> DIRECTIONS: List, from the lines below, each one with "kThreads" in it.

> TASK DATA:
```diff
@@ -74,7 +78,20 @@
 
   bool gate_lds = false;
   int gate_b0 = 0;
-  if constexpr (PW) {
+  const int gate_pitch = pv_round_up(d.cin, kBK);
+  constexpr int GT = 2 * kGateMaxC / kThreads;
+  float gv[GT];
+  if constexpr (FX == kFxGateSwish) {
+    gate_b0 = (int)(m0 / S_out);
+    const float* __restrict__ base = d.a_gate + (long)gate_b0 * d.cin;
+    const bool has_next = gate_b0 + 1 < d.B;
+#pragma unroll
+    for (int k = 0; k < GT; ++k) {
+      const int i = tid + k * kThreads;
+      const int r = i >= gate_pitch ? 1 : 0, c = i - r * gate_pitch;
+      gv[k] = base[c < d.cin && (r == 0 || has_next) ? r * d.cin + c : 0];
+    }
+  } else if constexpr (PW && FX != kFxPlain) {
     if (d.a_gate != nullptr) {
       gate_b0 = (int)(m0 / S_out);
       const long m_last = (m0 + BM < M ? m0 + BM : M) - 1;
@@ -144,11 +161,38 @@
     w_ok[i] = (id < BN * KC) && (c < d.cout);
     w_off[i] = (long)c * K;
   }
+  constexpr unsigned kOob = 0x80000000u;
+  __amdgpu_buffer_rsrc_t rx, rw;
+  unsigned x_bo[XCH], w_bo[WCH];
+  int g_lo[XCH];
+  if constexpr (BUF) {
+    const long x_elems = (long)(d.B - 1) * d.x_bs + (long)(S_out - 1) * d.ldx + d.cin;
+    rx = __builtin_amdgcn_make_buffer_rsrc(const_cast<T*>(X), 0, (int)(x_elems * 2), 0x00020000);
+    rw = __builtin_amdgcn_make_buffer_rsrc(const_cast<T*>(Wt), 0, (int)((long)d.cout * K * 2), 0x00020000);
+#pragma unroll
+    for (int i = 0; i < XCH; ++i) {
+      x_bo[i] = x_ok[i] ? (unsigned)(x_off[i] * 2) + (unsigned)kc * 16u : kOob;
+      g_lo[i] = (x_ok[i] ? x_b[i] - gate_b0 : 0) * gate_pitch + kc * 8;
+    }
+#pragma unroll
+    for (int i = 0; i < WCH; ++i) w_bo[i] = w_ok[i] ? (unsigned)(w_off[i] * 2) + (unsigned)kc * 16u : kOob;
+  }
 
   Chunk8<T> xrA[XCH], wrA[WCH], xrB[XCH], wrB[WCH];
 
   auto load_global = [&](Chunk8<T> (&xr)[XCH], Chunk8<T> (&wr)[WCH], int ks) {
     const int k0 = ks * kBK + kc * 8;
+    if constexpr (BUF) {
+      const unsigned kb = (unsigned)ks * (kBK * 2);
+      const bool kok = k0 < K;
+#pragma unroll
+      for (int i = 0; i < XCH; ++i)
+        xr[i].v = __builtin_bit_cast(bf16x8, __builtin_amdgcn_raw_buffer_load_b128(rx, (int)(kok ? x_bo[i] + kb : kOob), 0, 0));
+#pragma unroll
+      for (int i = 0; i < WCH; ++i)
+        wr[i].v = __builtin_bit_cast(bf16x8, __builtin_amdgcn_raw_buffer_load_b128(rw, (int)(kok ? w_bo[i] + kb : kOob), 0, 0));
+      return;
+    }
     if constexpr (PW) {
       const bool kok = k0 < K;
 #pragma unroll
@@ -185,7 +229,19 @@
 #pragma unroll
     for (int i = 0; i < XCH; ++i) {
       const int r = tid / KC + i * (kThreads / KC);
-      if (d.a_gate != nullptr || d.a_act != PV_ACT_NONE) {
+      if constexpr (FX == kFxGateSwish) {
+        float f[8];
+        xr[i].to_f32(f);
+        const float* g = s_gate + g_lo[i] + ks * kBK;
+        const float4 g0 = *reinterpret_cast<const float4*>(g);
+        const float4 g1 = *reinterpret_cast<const float4*>(g + 4);
+        f[0] *= g0.x; f[1] *= g0.y; f[2] *= g0.z; f[3] *= g0.w;
+        f[4] *= g1.x; f[5] *= g1.y; f[6] *= g1.z; f[7] *= g1.w;
+#pragma unroll
+        for (int j = 0; j < 8; ++j) f[j] *= pv_sigmoid(f[j]);
+        xr[i].from_f32(f);
+      } else if constexpr (FX == kFxPlain) {
+      } else if (d.a_gate != nullptr || d.a_act != PV_ACT_NONE) {
         float f[8];
         xr[i].to_f32(f);
         if (d.a_gate != nullptr && k0 < K) {
@@ -210,7 +266,7 @@
 #pragma unroll
     for (int i = 0; i < WCH; ++i) {
       const int id = tid + i * kThreads;
-      if (id < BN * KC) wr[i].store(ws + w_row[i] * LD + kc * 8);
+      if ((BUF && BN * KC % kThreads == 0) || id < BN * KC) wr[i].store(ws + w_row[i] * LD + kc * 8);
     }
   };
 
@@ -220,7 +276,7 @@
 #pragma unroll
     for (int b = 0; b < TM; ++b) acc[a][b] = f32x4{0.f, 0.f, 0.f, 0.f};
 
-  const int wave_c0 = n0 + wn * (TN * 16);
+  const int wave_c0 = n0 + (BUF ? __builtin_amdgcn_readfirstlane(wn) : wn) * (TN * 16);
 
   const int nk = (K + kBK - 1) / kBK;
   auto compute = [&](int buf) {
@@ -261,21 +317,57 @@
       }
     }
   };
-  load_global(xrA, wrA, 0);
-  store_lds(xrA, wrA, 0, 0);
-  if (nk > 1) load_global(xrA, wrA, 1);
-  if (nk > 2) load_global(xrB, wrB, 2);
-  __syncthreads();
-  for (int ks = 0; ks < nk; ks += 2) {
+  if constexpr (BUF) {
+    load_global(xrA, wrA, 0);
+    if constexpr (FX == kFxGateSwish) {
+      const bool has_next = gate_b0 + 1 < d.B;
+      pv_wait_loads();
+#pragma unroll
+      for (int k = 0; k < GT; ++k) {
+        const int i = tid + k * kThreads;
+        const int r = i >= gate_pitch ? 1 : 0, c = i - r * gate_pitch;
+        if (i < 2 * gate_pitch) s_gate[i] = c >= d.cin ? 1.0f : (r == 0 || has_next) ? gv[k] : 0.f;
+      }
+      __syncthreads();
+    }
+    store_lds(xrA, wrA, 0, 0);
+    load_global(xrA, wrA, 1);
+    load_global(xrB, wrB, 2);
+    __syncthreads();
+    int ks = 0;
+    for (; ks + 2 < nk; ks += 2) {
+      compute(0);
+      store_lds(xrA, wrA, 1, ks + 1);
+      load_global(xrA, wrA, ks + 3);
+      __syncthreads();
+      compute(1);
+      store_lds(xrB, wrB, 0, ks + 2);
+      load_global(xrB, wrB, ks + 4);
+      __syncthreads();
+    }
     compute(0);
-    if (ks + 1 < nk) store_lds(xrA, wrA, 1, ks + 1);
-    if (ks + 3 < nk) load_global(xrA, wrA, ks + 3);
+    if (ks + 1 < nk) {
+      store_lds(xrA, wrA, 1, ks + 1);
+      __syncthreads();
+      compute(1);
+    }
+  } else {
+    load_global(xrA, wrA, 0);
+    store_lds(xrA, wrA, 0, 0);
+    if (nk > 1) load_global(xrA, wrA, 1);
+    if (nk > 2) load_global(xrB, wrB, 2);
     __syncthreads();
-    if (ks + 1 >= nk) break;
-    compute(1);
-    if (ks + 2 < nk) store_lds(xrB, wrB, 0, ks + 2);
-    if (ks + 4 < nk) load_global(xrB, wrB, ks + 4);
-    __syncthreads();
+    for (int ks = 0; ks < nk; ks += 2) {
+      compute(0);
+      if (ks + 1 < nk) store_lds(xrA, wrA, 1, ks + 1);
+      if (ks + 3 < nk) load_global(xrA, wrA, ks + 3);
+      __syncthreads();
+      if (ks + 1 >= nk) break;
+      compute(1);
+      if (ks + 2 < nk) store_lds(xrB, wrB, 0, ks + 2);
+      if (ks + 4 < nk) load_global(xrB, wrB, ks + 4);
+      __syncthreads();
+    }
   }
 
   const T* __restrict__ R = static_cast<const T*>(d.residual);
@@ -334,6 +426,20 @@
   }
 }
 
+int pw_operand_path(const pv_conv3d_desc& d, int bm) {
+  if (!pv_tune("igemm_pw_buf", 1)) return kFxOff;
+  const long S_out = (long)d.To * d.Ho * d.Wo, M = (long)d.B * S_out;
+  if (d.x_bs < 0 || d.ldx < d.cin) return kFxOff;
+  const long x_bytes = ((long)(d.B - 1) * d.x_bs + (S_out - 1) * d.ldx + d.cin) * 2, w_bytes = (long)d.cout * d.cin * 2;
+  if (x_bytes > 0x7fffffffL || w_bytes > 0x7fffffffL) return kFxOff;
+  if (!d.a_gate && d.a_act == PV_ACT_NONE) return kFxPlain;
+  if (!d.a_gate || d.a_act != PV_ACT_SWISH || d.cin > kGateMaxC) return kFxAny;
+  if (S_out < bm - 1)
+    for (long m0 = 0; m0 < M; m0 += bm)
+      if (((m0 + bm < M ? m0 + bm : M) - 1) / S_out - m0 / S_out > 1) return kFxAny;
+  return kFxGateSwish;
+}
+
 template <typename T, int BM, int BN, int WM_, int WN_>
 int launch_cfg(const pv_conv3d_desc& d, bool pw, hipStream_t s) {
   const long M = (long)d.B * d.To * d.Ho * d.Wo;
@@ -341,6 +447,14 @@
   const long tiles = pv_ceil_div(M, BM) * pv_ceil_div(cout_p8, BN);
   if (tiles <= 0 || tiles > 0x7fffffffL) return PV_ERR_INVALID;
   dim3 grid((unsigned)tiles), block(kThreads);
+  if constexpr (sizeof(T) == 2) {
+    switch (pw ? pw_operand_path(d, BM) : kFxOff) {
+      case kFxPlain: PV_LAUNCH((conv_igemm_kernel<T, BM, BN, WM_, WN_, true, kFxPlain>), grid, block, 0, s, d); PV_LAUNCH_CHECK(); return PV_OK;
+      case kFxGateSwish: PV_LAUNCH((conv_igemm_kernel<T, BM, BN, WM_, WN_, true, kFxGateSwish>), grid, block, 0, s, d); PV_LAUNCH_CHECK(); return PV_OK;
+      case kFxAny: PV_LAUNCH((conv_igemm_kernel<T, BM, BN, WM_, WN_, true, kFxAny>), grid, block, 0, s, d); PV_LAUNCH_CHECK(); return PV_OK;
+      default: break;
+    }
+  }
   if (pw) PV_LAUNCH((conv_igemm_kernel<T, BM, BN, WM_, WN_, true>), grid, block, 0, s, d);
   else PV_LAUNCH((conv_igemm_kernel<T, BM, BN, WM_, WN_, false>), grid, block, 0, s, d);
   PV_LAUNCH_CHECK();
@@ -350,7 +464,7 @@
 template <typename T> int launch_conv(const pv_conv3d_desc& d, bool pw, hipStream_t s) {
   const int cout_p8 = pv_round_up(d.cout, 8);
   if (cout_p8 <= 32) return launch_cfg<T, 256, 32, 4, 1>(d, pw, s);
-  if (cout_p8 <= 64) return launch_cfg<T, 128, 64, 4, 1>(d, pw, s);
+  if (cout_p8 <= 64 || pv_tune("igemm_bn64", 0)) return launch_cfg<T, 128, 64, 4, 1>(d, pw, s);
   return launch_cfg<T, 128, 128, 2, 2>(d, pw, s);
 }
 
```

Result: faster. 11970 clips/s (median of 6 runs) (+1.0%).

> TASK RESPONSE:
+  constexpr int GT = 2 * kGateMaxC / kThreads;
+      const int i = tid + k * kThreads;
       const int r = tid / KC + i * (kThreads / KC);
       const int id = tid + i * kThreads;
+      if ((BUF && BN * KC % kThreads == 0) || id < BN * KC) wr[i].store(ws + w_row[i] * LD + kc * 8);
+        const int i = tid + k * kThreads;
   dim3 grid((unsigned)tiles), block(kThreads);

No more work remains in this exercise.